◆ **What you are asked to do**:
Every line with "pcnt" in it should be copied from the data.

◆ **Entries provided**:
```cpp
extern "C" int dle_conv2d_wgrad(const void* dy, const void* x, float* dw, int N, int H, int W, int C, int Ko, int R,
                                int S, int stride, int pad, int dtype, int splitk, int accumulate, void* workspace,
                                int64_t workspace_bytes, hipStream_t stream) {
  const int P = (H + 2 * pad - R) / stride + 1, Q = (W + 2 * pad - S) / stride + 1;
  if (int rc = conv_check("conv2d_wgrad", N, H, W, C, Ko, R, S, stride, pad, P, Q, dtype)) return rc;
  DLE_CHECK_ARG(dy && x && dw, "conv2d_wgrad: null pointer");
  if (R == 3 && S == 3 && stride == 1 && pad == 1)
    DLE_TRY(dle_conv3x3_wgrad_try(dy, x, dw, N, H, W, C, Ko, dtype, accumulate, workspace, workspace_bytes, stream), return 0);
  Gemm2Args p = {};
  p.A = (const unsigned short*)dy; p.B = (const unsigned short*)x; p.C = dw;
  p.M = Ko; p.N = R * S * C; p.K = N * P * Q; p.lda = Ko; p.ldb = 0; p.ldc = (long long)R * S * C;
  p.out_dtype = DLE_F32; p.act = ACT_NONE; p.accumulate = accumulate; p.alpha = 1.f;
  p.cg = make_geom(H, W, C, P, Q, R, S, stride, pad, Ko);
  const int ktiles = (p.K + BK - 1) / BK;
  if (splitk < 1) splitk = 1;
  if (splitk > ktiles) splitk = ktiles;
  p.splitk = splitk;
  if (splitk > 1) {
    const long long need = (long long)splitk * p.M * p.N * 4;
    if (workspace && workspace_bytes >= need && (((uintptr_t)workspace) & 15) == 0) p.ws = (float*)workspace;
    else if (!accumulate) {
      hipError_t e = hipMemsetAsync(dw, 0, (size_t)p.M * p.N * 4, stream);
      if (e != hipSuccess) { dle_set_error("conv2d_wgrad memset: %s", hipGetErrorString(e)); return (int)e; }
    }
  }
  if (int rc = launch_gemm(p, dtype, 1, 3, 0, stream)) return rc;
  if (p.ws) {
    long long g = (((long long)p.M * p.N + 3) / 4 + 15) / 16;
    if (g > 4096) g = 4096;
    if (!launch_splitk_reduce_shallow((const float*)p.ws, dw, p.M, p.N, p.ldc, splitk, accumulate, stream))
      hipLaunchKernelGGL(splitk_reduce_kernel, dim3((unsigned)g), dim3(256), 0, stream, (const float*)p.ws, dw, p.M, p.N,
                         p.ldc, splitk, accumulate);
    hipError_t e = hipGetLastError();
    if (e != hipSuccess) { dle_set_error("splitk_reduce launch failed: %s", hipGetErrorString(e)); return (int)e; }
  }
  return 0;
}


template <int DT>
__global__ __launch_bounds__(256) void dgrad_s2_pack_kernel(const unsigned short* __restrict__ w, unsigned short* __restrict__ out,
                                                            int Ko, int C) {
  const long long total = 9LL * Ko * C;
  for (long long i = (long long)blockIdx.x * blockDim.x + threadIdx.x; i < total; i += (long long)gridDim.x * blockDim.x) {
    const int c = (int)(i % C);
    const long long t = i / C;
    const int rs = (int)(t % 9), ko = (int)(t / 9);
    const int r = rs / 3, sx = rs - r * 3;
    const int a = r == 1 ? 0 : 1, b = sx == 1 ? 0 : 1;
// ... 66 lines not shown
```

deeplearningexamples_amd/csrc/gemm_family.h:

```cpp
#pragma once
#include "common.h"

#define BM 128
#define BN 128
#define BK 64

enum { ACT_NONE = DLE_ACT_NONE, ACT_RELU = DLE_ACT_RELU, ACT_GELU = DLE_ACT_GELU, ACT_RELU_BWD = DLE_ACT_RELU_BWD,
       ACT_ADD = DLE_ACT_ADD, ACT_GELU_BWD = DLE_ACT_GELU_BWD, ACT_TANH = DLE_ACT_TANH, ACT_TANH_BWD = DLE_ACT_TANH_BWD,
       ACT_ADD_MASKED = DLE_ACT_ADD_MASKED,
       ACT_MUL = DLE_ACT_MUL,
       ACT_GELU_DAUX = DLE_ACT_GELU_DAUX,
       ACT_LAST_PUBLIC = DLE_ACT_GELU_DAUX,
       ACT_RELU_BITS = 11, ACT_RELU_BWD_BITS = 12,
       ACT_ADD_RELU = 13 };

inline bool act_needs_src(int act) {
  return act == ACT_RELU_BWD || act == ACT_ADD || act == ACT_GELU_BWD || act == ACT_TANH_BWD || act == ACT_ADD_MASKED || act == ACT_MUL ||
         act == ACT_ADD_RELU;
}

enum { EX_ACT_NONE = 0, EX_ACT_ADD = 1, EX_ACT_ADD_MASKED = 2 };
inline int expand_act_kind(int act) { return act == ACT_NONE ? EX_ACT_NONE : act == ACT_ADD ? EX_ACT_ADD : EX_ACT_ADD_MASKED; }

inline bool dle_gemm_expand_enabled() { return dle_env_int("DLE_GEMM_EXPAND", 1) != 0; }
// ... 6 lines not shown
__device__ __forceinline__ float gelu_tanh(float x) {
  const float k0 = 0.7978845608028654f, k1 = 0.044715f;
  const float u = k0 * (x + k1 * x * x * x);
  return 0.5f * x * (1.0f + fast_tanh(u));
}
__device__ __forceinline__ float gelu_tanh_d(float x, float& d) {
  const float k0 = 0.7978845608028654f, k1 = 0.044715f;
  const float x2 = x * x;
  const float th = fast_tanh(k0 * (x + k1 * x2 * x));
  const float hp = 0.5f * (1.0f + th);
  d = hp + 0.5f * x * (1.f - th * th) * k0 * (1.f + 3.f * k1 * x2);
  return x * hp;
}

extern "C" {
int dle_gemm_dma_try(const void* A, const void* B, void* C, void* aux, const float* bias, const void* mask_src, int M, int N, int K,
                     int64_t lda, int64_t ldb, int64_t ldc, int a_kc, int b_kc, int in_dtype, int out_dtype, int act, int splitk,
                     int accumulate, float alpha, void* workspace, int64_t workspace_bytes, hipStream_t stream);
int dle_gemm8_try(const void* A, const void* B, void* C, void* aux, const float* bias, const void* src, int M, int N, int K,
                  int64_t lda, int64_t ldb, int64_t ldc, int a_kc, int b_kc, int in_dtype, int out_dtype, int act, int splitk,
                  int accumulate, float alpha, float* ws, float* stats, hipStream_t stream);
int dle_gemm8_colstats_try(const void* A, const void* B, void* C, int M, int N, int K, int64_t lda, int64_t ldb, int64_t ldc,
                           int dtype, float* stats, hipStream_t stream);
int dle_gemm8_relu_bwd_bits_try(const void* dY, const void* W, void* dX, const void* bits, float* colsum_partial, int M, int N,
                                int K, int64_t lddy, int64_t ldw, int dtype, hipStream_t stream);
int dle_gemm_smallm_try(const void* A, const void* B, void* C, const float* bias, const void* src, int M, int N, int K, int64_t lda,
                        int64_t ldb, int64_t ldc, int in_dtype, int out_dtype, int act_add, int accumulate, float alpha,
                        hipStream_t stream);
int dle_gemm_expand_try(const void* A, const void* B, void* C, const void* src, const void* bits, float* stats, int M, int N, int K,
                        int64_t lda, int64_t ldb, int64_t ldc, int b_kc, int in_dtype, int out_dtype, int act, hipStream_t stream);
int dle_gemm_expand_groups(int M, int N, int K);
int dle_conv3x3_try(const void* x, const void* w, void* y, float* stats, long long stats_bytes, int N, int H, int W, int C, int Ko,
                    int dgrad, int dtype, hipStream_t stream);
int dle_conv3x3_tiles(int N, int H, int W);
int dle_conv3x3_affine_try(const void* x, const void* w, void* y, const float* scale, const float* shift, const void* residual, int N,
                           int H, int W, int C, int Ko, int dtype, int relu, hipStream_t stream);
int dle_conv3x3_wgrad_try(const void* dy, const void* x, float* dw, int N, int H, int W, int C, int Ko, int dtype, int accumulate,
                          void* workspace, int64_t workspace_bytes, hipStream_t stream);
}
int gemm_regs_launch(const void* A, const void* B, void* C, void* aux, const float* bias, const void* mask_src, int M, int N, int K,
                     int64_t lda, int64_t ldb, int64_t ldc, int a_kc, int b_kc, int in_dtype, int out_dtype, int act, int splitk,
                     int accumulate, float alpha, hipStream_t stream);
hipError_t wgrad1x1_fold(const float* ws, float* dw, long long total4, int G, int accumulate, hipStream_t stream);
```
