#define BPSR_DECLARE_LAUNCHERS(NAME)                                                      \
  hipError_t launch_fold_##NAME(const FoldArgs& a, const Tuning& tu, hipStream_t s);      \
  hipError_t launch_batched_##NAME(const BatchLaunch& L, int vpt, const Tuning& tu,      \
                                   hipStream_t s);                                        \
  hipError_t launch_blockq_##NAME(const BlockqLaunch& Q, int vpt, int pol, size_t lds,    \
                                  bool gated, hipStream_t s);
BPSR_DECLARE_LAUNCHERS(f32)
BPSR_DECLARE_LAUNCHERS(f64)
BPSR_DECLARE_LAUNCHERS(f16)
BPSR_DECLARE_LAUNCHERS(f16acc)
BPSR_DECLARE_LAUNCHERS(bf16)
BPSR_DECLARE_LAUNCHERS(bf16acc)
BPSR_DECLARE_LAUNCHERS(i8)
BPSR_DECLARE_LAUNCHERS(i32)
BPSR_DECLARE_LAUNCHERS(i64)

hipError_t launch_fold(const FoldArgs& a, int dtype, int mode, const Tuning& tu,
                       hipStream_t s);
hipError_t launch_batched(const BatchLaunch& L, int vpt, int dtype, int mode, const Tuning& tu,
                          hipStream_t s);
hipError_t launch_blockq(const BlockqLaunch& Q, int vpt, int pol, size_t lds, bool gated,
                         int dtype, int mode, hipStream_t s);
hipError_t launch_blockq_release(uint32_t* flags, uint32_t first, uint32_t count, uint32_t epoch,
                                 hipStream_t s);
hipError_t launch_key_release(uint64_t* kwords, uint32_t block, uint64_t word,
                              uint64_t* word2_at, uint64_t word2, hipStream_t s);
hipError_t read_queue_id(hipStream_t s, uint64_t* out);

inline int fold_vpt(uint64_t nvec, int vpt) {
  auto tiles = [nvec](int v) { return (nvec + (uint64_t)kBlock * v - 1) / ((uint64_t)kBlock * v); };
  while (vpt > 1 && tiles(vpt) < kMinTiles) vpt >>= 1;
  if (vpt == 2 && tiles(4) >= kMinTiles && tiles(4) < 2 * kMinTiles) vpt = 4;
  return vpt;
}
constexpr int kPolPlain = 0, kPolNt = 1, kPolWt = 2;
constexpr uint64_t kWtMaxBytes = 96ull << 20;
constexpr uint64_t kHalfTileMinBytes = 64ull << 20;
inline int cache_pol(const Tuning& tu, uint64_t bytes_per_src) {
  if (!tu.nt) return kPolPlain;
  return bytes_per_src < tu.wt_max_bytes ? kPolWt : kPolNt;
}
int fold_any_alias(void* dst, const void* const* srcs, int n, size_t len, int dtype, int mode,
                   hipStream_t s);

hipError_t launch_copy(void* dst, const void* src, size_t len, const Tuning& tu,
                       hipStream_t s);
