__device__ __forceinline__ u32 msd_tile_lo(u32 T, u32 b, u32 G) { return (u32)(((u64)T * b) / G); }
__device__ __forceinline__ u32 msd_block_of_tile(u32 T, u32 t, u32 G) {
    return (u32)((((u64)t + 1) * G - 1) / T);
}

__global__ void msd_root_kernel(u32 *pstart, u32 *pcnt, u32 N, u32 *maxchild, u32 *dirfills) {
    pstart[0] = 0;
    pcnt[0] = N;
    *maxchild = 0;
    *dirfills = 0;
}

__device__ __forceinline__ u32 msd_block_of_parent(const MsdLevel &L, u32 q, u32 G) {
    return (u32)(((u64)L.pstart[q] * G) / L.ntot);
}
__device__ __forceinline__ u32 msd_first_parent(const MsdLevel &L, u32 b, u32 G) {
    if (b == 0) return 0;
    if (b >= G) return L.nparents;
    u32 lo = 0, hi = L.nparents;
    while (lo < hi) {
        const u32 mid = (lo + hi) >> 1;
        if (msd_block_of_parent(L, mid, G) >= b) hi = mid; else lo = mid + 1;
    }
    return lo;
}
__device__ __forceinline__ void msd_block_range(const MsdLevel &L, u32 b, u32 G, u32 *t0, u32 *t1) {
    if (L.aligned) {
        *t0 = L.tpre[msd_first_parent(L, b, G)];
        *t1 = L.tpre[msd_first_parent(L, b + 1, G)];
    } else {
        const u32 T = L.tpre[L.nparents];
        *t0 = (u32)(((u64)T * b) / G);
        *t1 = (u32)(((u64)T * (b + 1)) / G);
    }
}

__global__ __launch_bounds__(1024) void msd_prep_kernel(const u32 *__restrict__ pcnt, u32 nparents,
                                                        u32 *__restrict__ tpre) {
    __shared__ u32 s_scan[1024 / 64 + 1];
    const u32 per = (nparents + 1023) / 1024;
    const u32 lo = threadIdx.x * per;
    u32 sum = 0;
    if (per == 64 && nparents == 65536u) {
        uint4 v[16];
        const uint4 *pv = reinterpret_cast<const uint4 *>(pcnt + lo);
#pragma unroll
        for (int i = 0; i < 16; i++) v[i] = pv[i];
        u32 t[64];
#pragma unroll
        for (int i = 0; i < 16; i++) {
            t[4 * i] = (v[i].x + MSD_TILE - 1) / MSD_TILE; t[4 * i + 1] = (v[i].y + MSD_TILE - 1) / MSD_TILE;
            t[4 * i + 2] = (v[i].z + MSD_TILE - 1) / MSD_TILE; t[4 * i + 3] = (v[i].w + MSD_TILE - 1) / MSD_TILE;
        }
#pragma unroll
        for (int i = 0; i < 64; i++) sum += t[i];
        u32 tot;
        u32 run = block_excl_sum<1024>(sum, s_scan, &tot);
        uint4 *ov = reinterpret_cast<uint4 *>(tpre + lo);
#pragma unroll
        for (int i = 0; i < 16; i++) {
            uint4 o;
            o.x = run; run += t[4 * i];
            o.y = run; run += t[4 * i + 1];
            o.z = run; run += t[4 * i + 2];
            o.w = run; run += t[4 * i + 3];
            ov[i] = o;
        }
        if (threadIdx.x == 0) tpre[nparents] = tot;
        return;
    }
    for (u32 i = 0; i < per; i++) {
        const u32 q = lo + i;
        if (q < nparents) sum += (pcnt[q] + MSD_TILE - 1) / MSD_TILE;
    }
    u32 tot;
    u32 run = block_excl_sum<1024>(sum, s_scan, &tot);
    for (u32 i = 0; i < per; i++) {
        const u32 q = lo + i;
        if (q < nparents) {
            tpre[q] = run;
            run += (pcnt[q] + MSD_TILE - 1) / MSD_TILE;
        }
    }
    if (threadIdx.x == 0) tpre[nparents] = tot;
}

◆ **Output below**:
__global__ void msd_root_kernel(u32 *pstart, u32 *pcnt, u32 N, u32 *maxchild, u32 *dirfills) {
    pcnt[0] = N;
__global__ __launch_bounds__(1024) void msd_prep_kernel(const u32 *__restrict__ pcnt, u32 nparents,
        const uint4 *pv = reinterpret_cast<const uint4 *>(pcnt + lo);
        if (q < nparents) sum += (pcnt[q] + MSD_TILE - 1) / MSD_TILE;
            run += (pcnt[q] + MSD_TILE - 1) / MSD_TILE;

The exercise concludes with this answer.